The hypothesis that each prey fungus displays different defense mechanisms against the mycoparasitic attack by T. atroviride prompted us to investigate if T. atroviride has a differential chemotropic behavior toward its preys. To this aim, multiple confrontation assays were conducted to evaluate changes in growth direction, growth speed, and mycoparasitic efficiency of T. atroviride in response to different prey fungi (Figure 1). We noted that T. atroviride did not show significant changes in speed or direction of hyphal growth, nor did we observe specific mycoparasitism-associated morphological changes related to individual prey fungi, except in the interaction with the two Fusarium species which it was unable to overgrow. This suggests that neither the classic confrontation assay nor the biochoice assay is suitable for revealing particular attack preferences or subtle changes in colony morphology in response to different prey species.
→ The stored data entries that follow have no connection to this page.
namespace {
static hipError_t cache_take(pgm_ctx *ctx, int slot, size_t bytes, void **out, size_t *got) {
    if (ctx->cache_ptr[slot] && ctx->cache_bytes[slot] >= bytes) {
        *out = ctx->cache_ptr[slot]; *got = ctx->cache_bytes[slot];
        ctx->cache_ptr[slot] = nullptr; ctx->cache_bytes[slot] = 0;
        return hipSuccess;
    }
    if (ctx->cache_ptr[slot]) {
        slot_free(slot, ctx->cache_ptr[slot]);
        ctx->cache_ptr[slot] = nullptr; ctx->cache_bytes[slot] = 0;
    }
    *got = bytes;
    if (slot == pgm_ctx::C_HIN) return pinned_alloc(bytes, out);
    return slot == pgm_ctx::C_HOST ? hipHostMalloc(out, bytes, hipHostMallocDefault) : hipMalloc(out, bytes);
}
static void cache_give(pgm_ctx *ctx, int slot, void *p, size_t bytes) {
    if (!p) return;
    if (ctx && (!ctx->cache_ptr[slot] || ctx->cache_bytes[slot] < bytes)) {
        if (ctx->cache_ptr[slot]) slot_free(slot, ctx->cache_ptr[slot]);
        ctx->cache_ptr[slot] = p; ctx->cache_bytes[slot] = bytes;
    } else {
        slot_free(slot, p);
    }
}

static hipError_t scratch_dev(pgm_ctx *ctx, int slot, size_t bytes, void **out) {
    bytes = std::max<size_t>(bytes, 16);
    if (ctx->sc_dev_bytes[slot] < bytes) {
        if (ctx->sc_dev[slot]) (void)hipFree(ctx->sc_dev[slot]);
        ctx->sc_dev[slot] = nullptr; ctx->sc_dev_bytes[slot] = 0;
        const size_t want = bytes + bytes / 4;
        hipError_t e = hipMalloc(&ctx->sc_dev[slot], want);
        if (e != hipSuccess) return e;
        ctx->sc_dev_bytes[slot] = want;
    }
    *out = ctx->sc_dev[slot];
    return hipSuccess;
}
static hipError_t scratch_host(pgm_ctx *ctx, int slot, size_t bytes, void **out) {
    bytes = std::max<size_t>(bytes, 16);
    if (ctx->sc_host_bytes[slot] < bytes) {
        if (ctx->sc_host[slot]) pinned_free(ctx->sc_host[slot]);
        ctx->sc_host[slot] = nullptr; ctx->sc_host_bytes[slot] = 0;
        const size_t want = bytes + bytes / 4;
        hipError_t e = pinned_alloc(want, &ctx->sc_host[slot]);
        if (e != hipSuccess) return e;
        ctx->sc_host_bytes[slot] = want;
    }
    *out = ctx->sc_host[slot];
    return hipSuccess;
}
static hipError_t scratch_events(pgm_ctx *ctx) {
    for (int k = 0; k < 2; ++k)
        if (!ctx->sc_ev[k]) { hipError_t e = hipEventCreate(&ctx->sc_ev[k]); if (e != hipSuccess) return e; }
    return hipSuccess;
}

static hipError_t classify_lean_jobs(pgm_ctx *ctx, pgm_align_batch *b) {
    if (!b->d_tabhdr || b->njobs == 0) return hipSuccess;
    hipError_t e = hipMemsetAsync(b->d_tabhdr, 0, 4 * (size_t)PGM_TAB_HDR * b->njobs, ctx->stream);
    if (e != hipSuccess) return e;
    hipLaunchKernelGGL(pgm_classify_kernel, dim3(b->njobs, 2, (b->maxn + 1023) / 1024), dim3(256), 0, ctx->stream, b->d_jobs);
    return hipGetLastError();
}

#define PGM_STATUS_PENDING 0x7ffffff0
struct PrepTier { uint32_t tier, threads; size_t lds; };
static PrepTier prep_tier(uint32_t maxdim) {
    const uint32_t tier = alphabet_tier(maxdim), threads = tier == 64u ? 64u : 256u;
    return {tier, threads, ((size_t)maxdim * maxdim + maxdim + threads * ((size_t)maxdim + 1)) * sizeof(float)};
}
static hipError_t launch_all(pgm_ctx *ctx, pgm_align_batch *b, bool timed) {
    hipStream_t s = ctx->stream;
    const BatchSchedule &S = b->sched;
    hipError_t e;
    for (uint32_t i = 0; i < b->njobs; ++i) ((PgmJob::Result *)(b->h_out + b->res_off[i]))->status = PGM_STATUS_PENDING;
    if (timed && (e = hipEventRecord(b->ev[0], s)) != hipSuccess) return e;
    const PrepTier T = prep_tier(b->maxdim);
    const dim3 pg(b->njobs, 2, (b->maxn + T.threads - 1) / T.threads);
    if (T.tier == 4) hipLaunchKernelGGL((pgm_prep_kernel<4, 256>), pg, dim3(256), T.lds, s, b->d_jobs, b->d_sync, (uint32_t)b->sync_ints);
    else if (T.tier == 20) hipLaunchKernelGGL((pgm_prep_kernel<20, 256>), pg, dim3(256), T.lds, s, b->d_jobs, b->d_sync, (uint32_t)b->sync_ints);
    else hipLaunchKernelGGL((pgm_prep_kernel<64, 64>), pg, dim3(64), T.lds, s, b->d_jobs, b->d_sync, (uint32_t)b->sync_ints);
    if ((e = hipGetLastError()) != hipSuccess) return e;
    if (timed && (e = hipEventRecord(b->ev[1], s)) != hipSuccess) return e;
    const dim3 eg((b->maxnblk + PGM_EM_TB - 1) / PGM_EM_TB, (b->maxnb + 3) / 4, b->njobs);
    if (T.tier == 4) hipLaunchKernelGGL((pgm_emission_skew_kernel<4, 1>), eg, dim3(4 * PGM_ROWS), 0, s, b->d_jobs);
    else if (T.tier == 20) hipLaunchKernelGGL((pgm_emission_skew_kernel<20, 1>), eg, dim3(4 * PGM_ROWS), 0, s, b->d_jobs);
    else hipLaunchKernelGGL((pgm_emission_skew_kernel<64, 1>), eg, dim3(4 * PGM_ROWS), 0, s, b->d_jobs);
    if ((e = hipGetLastError()) != hipSuccess) return e;
    if (timed && (e = hipEventRecord(b->ev[2], s)) != hipSuccess) return e;
    const uint32_t spin_limit = b->test_spin_limit ? b->test_spin_limit : PGM_SPIN_LIMIT, stall_job = b->test_stall_job, stall_band = b->test_stall_band;
    const bool fork = S.nlean != 0;
    const bool bandk = S.nbands != 0;
    const bool tbk = (S.nitems != 0 || bandk) && (S.ntb + S.ntb_c + S.ntb_b) != 0;
    const bool critk = S.ncrit != 0;
    if ((fork || bandk || critk) && (e = hipEventRecord(b->ev_fork, s)) != hipSuccess) return e;
    if (critk && (e = hipStreamWaitEvent(ctx->stream4, b->ev_fork, 0)) != hipSuccess) return e;
    if (fork && (e = hipStreamWaitEvent(ctx->stream2, b->ev_fork, 0)) != hipSuccess) return e;
    if (bandk && (e = hipStreamWaitEvent(ctx->stream3, b->ev_fork, 0)) != hipSuccess) return e;
    const uint32_t nrest = S.nitems - S.ncrit;
    hipStream_t sc = critk ? s : ctx->stream4, sr = critk ? ctx->stream4 : s;
    auto sweep = [&](hipStream_t st, uint32_t workers, const PgmItem *list, uint32_t n, bool c3, uint32_t ticket_off) {
        if (c3) hipLaunchKernelGGL(pgm_crit_kernel, dim3(workers), dim3(64 * PGM_C3_WAVES), 0, st, b->d_jobs, list, n, b->d_sync, spin_limit, stall_job, stall_band, ticket_off);
        else hipLaunchKernelGGL(pgm_fill_kernel, dim3(workers), dim3(64 * PGM_WAVES), 0, st, b->d_jobs, list, n, b->d_sync, spin_limit, stall_job, stall_band, ticket_off);
    };
    auto tracebacks = [&](hipStream_t st, uint32_t workers, uint32_t first, uint32_t n, uint32_t lq_off, uint32_t sybase) {
        hipLaunchKernelGGL(pgm_tb_kernel, dim3(workers), dim3(64 * PGM_WAVES), 0, st, b->d_jobs, b->d_tblist + first, n, b->d_sync, b->test_spin_limit, lq_off, sybase, 1u);
    };
    if (critk) sweep(sc, S.ncrit_workers, b->d_items, S.ncrit, S.crit_c3, (uint32_t)PGM_SY_CRIT_TICKET);
    if (nrest != 0) sweep(sr, S.nworkers, b->d_items + S.ncrit, nrest, S.rest_c3, 1u);
    if ((e = hipGetLastError()) != hipSuccess) return e;
    if (fork) {
        hipLaunchKernelGGL((pgm_lean_kernel<2>), dim3(S.nlean_workers), dim3(64 * PGM_WAVES), 0, ctx->stream2, b->d_jobs, b->d_lean, S.nlean, b->d_sync, spin_limit);
        if ((e = hipGetLastError()) != hipSuccess) return e;
    }
    const uint32_t njp = (b->njobs + 3u) / 4u * 4u;
    if (bandk) {
        hipLaunchKernelGGL(pgm_band_kernel, dim3(S.nband_workers), dim3(64 * PGM_WAVES), 0, ctx->stream3, b->d_jobs, b->d_bands, S.nbands_narrow, S.nbands, S.nband_workers - S.nwide_workers, b->d_sync, spin_limit, stall_job, stall_band);
        if ((e = hipGetLastError()) != hipSuccess) return e;
        if (tbk && S.ntb_b) tracebacks(ctx->stream3, S.ntb_b_workers, S.ntb + S.ntb_c, S.ntb_b, b->lq_off + njp, 8u);
        if ((e = hipGetLastError()) != hipSuccess) return e;
        if ((e = hipEventRecord(b->ev_join_b, ctx->stream3)) != hipSuccess) return e;
    }
    if (critk) {
        if (tbk && S.ntb_c) tracebacks(sc, S.ncrit_workers, S.ntb, S.ntb_c, b->lq_off + 2 * njp, 16u);
        if ((e = hipGetLastError()) != hipSuccess) return e;
    }
    if (tbk && S.ntb) {
        tracebacks(sr, S.ntb_workers, 0u, S.ntb, b->lq_off, 0u);
        if ((e = hipGetLastError()) != hipSuccess) return e;
    }
    if (critk && (e = hipEventRecord(b->ev_join_c, ctx->stream4)) != hipSuccess) return e;
    if (bandk && (e = hipStreamWaitEvent(s, b->ev_join_b, 0)) != hipSuccess) return e;
    if (critk && (e = hipStreamWaitEvent(s, b->ev_join_c, 0)) != hipSuccess) return e;
    if (fork && ((e = hipEventRecord(b->ev_join, ctx->stream2)) != hipSuccess || (e = hipStreamWaitEvent(s, b->ev_join, 0)) != hipSuccess)) return e;
    if (timed && (e = hipEventRecord(b->ev[3], s)) != hipSuccess) return e;
    if (timed && (e = hipEventRecord(b->ev[4], s)) != hipSuccess) return e;
    return hipSuccess;
}
struct SmallLayout { size_t sync, jobs, order, items, lean, tblist, bands, times, tabhdr, total_bands; bool any_lean; };
static SmallLayout layout_small(pgm_align_batch *b) {
    SmallLayout s;
    const uint32_t njobs = b->njobs;
    s.total_bands = 0; s.any_lean = false;
    for (const PgmJob &J : b->jobs) { s.total_bands += J.nb; s.any_lean = s.any_lean || (J.lean && !J.keep_cells); }
    DevLayout SM;
    s.sync = SM.take(b->sync_ints * sizeof(int)); s.jobs = SM.take(sizeof(PgmJob) * std::max(1u, njobs));
    s.order = SM.take(4 * (size_t)std::max(1u, njobs)); s.items = SM.take(sizeof(PgmItem) * std::max<size_t>(1, s.total_bands));
    s.lean = SM.take(4 * (size_t)std::max(1u, njobs)); s.tblist = SM.take(8 * (size_t)std::max(1u, njobs));
    s.bands = SM.take(sizeof(PgmItem) * std::max<size_t>(1, s.total_bands)); s.times = SM.take(16 * (size_t)std::max(1u, njobs) + 16);
    s.tabhdr = SM.take(s.any_lean ? 4 * (size_t)PGM_TAB_HDR * njobs : 16);
    b->small_bytes = SM.bytes;
    return s;
}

Hence, the screening of potential chemotropic compounds relevant to mycoparasitism needs to be performed with a different assay format. Furthermore, the classic fungus-fungus confrontation assay completely excludes the plant host, which is an essential symbiotic partner in the natural context of the rhizosphere. Therefore, we decided to examine the response of T. atroviride germlings to different chemotropic compounds relevant to plant symbiosis and mycoparasitism.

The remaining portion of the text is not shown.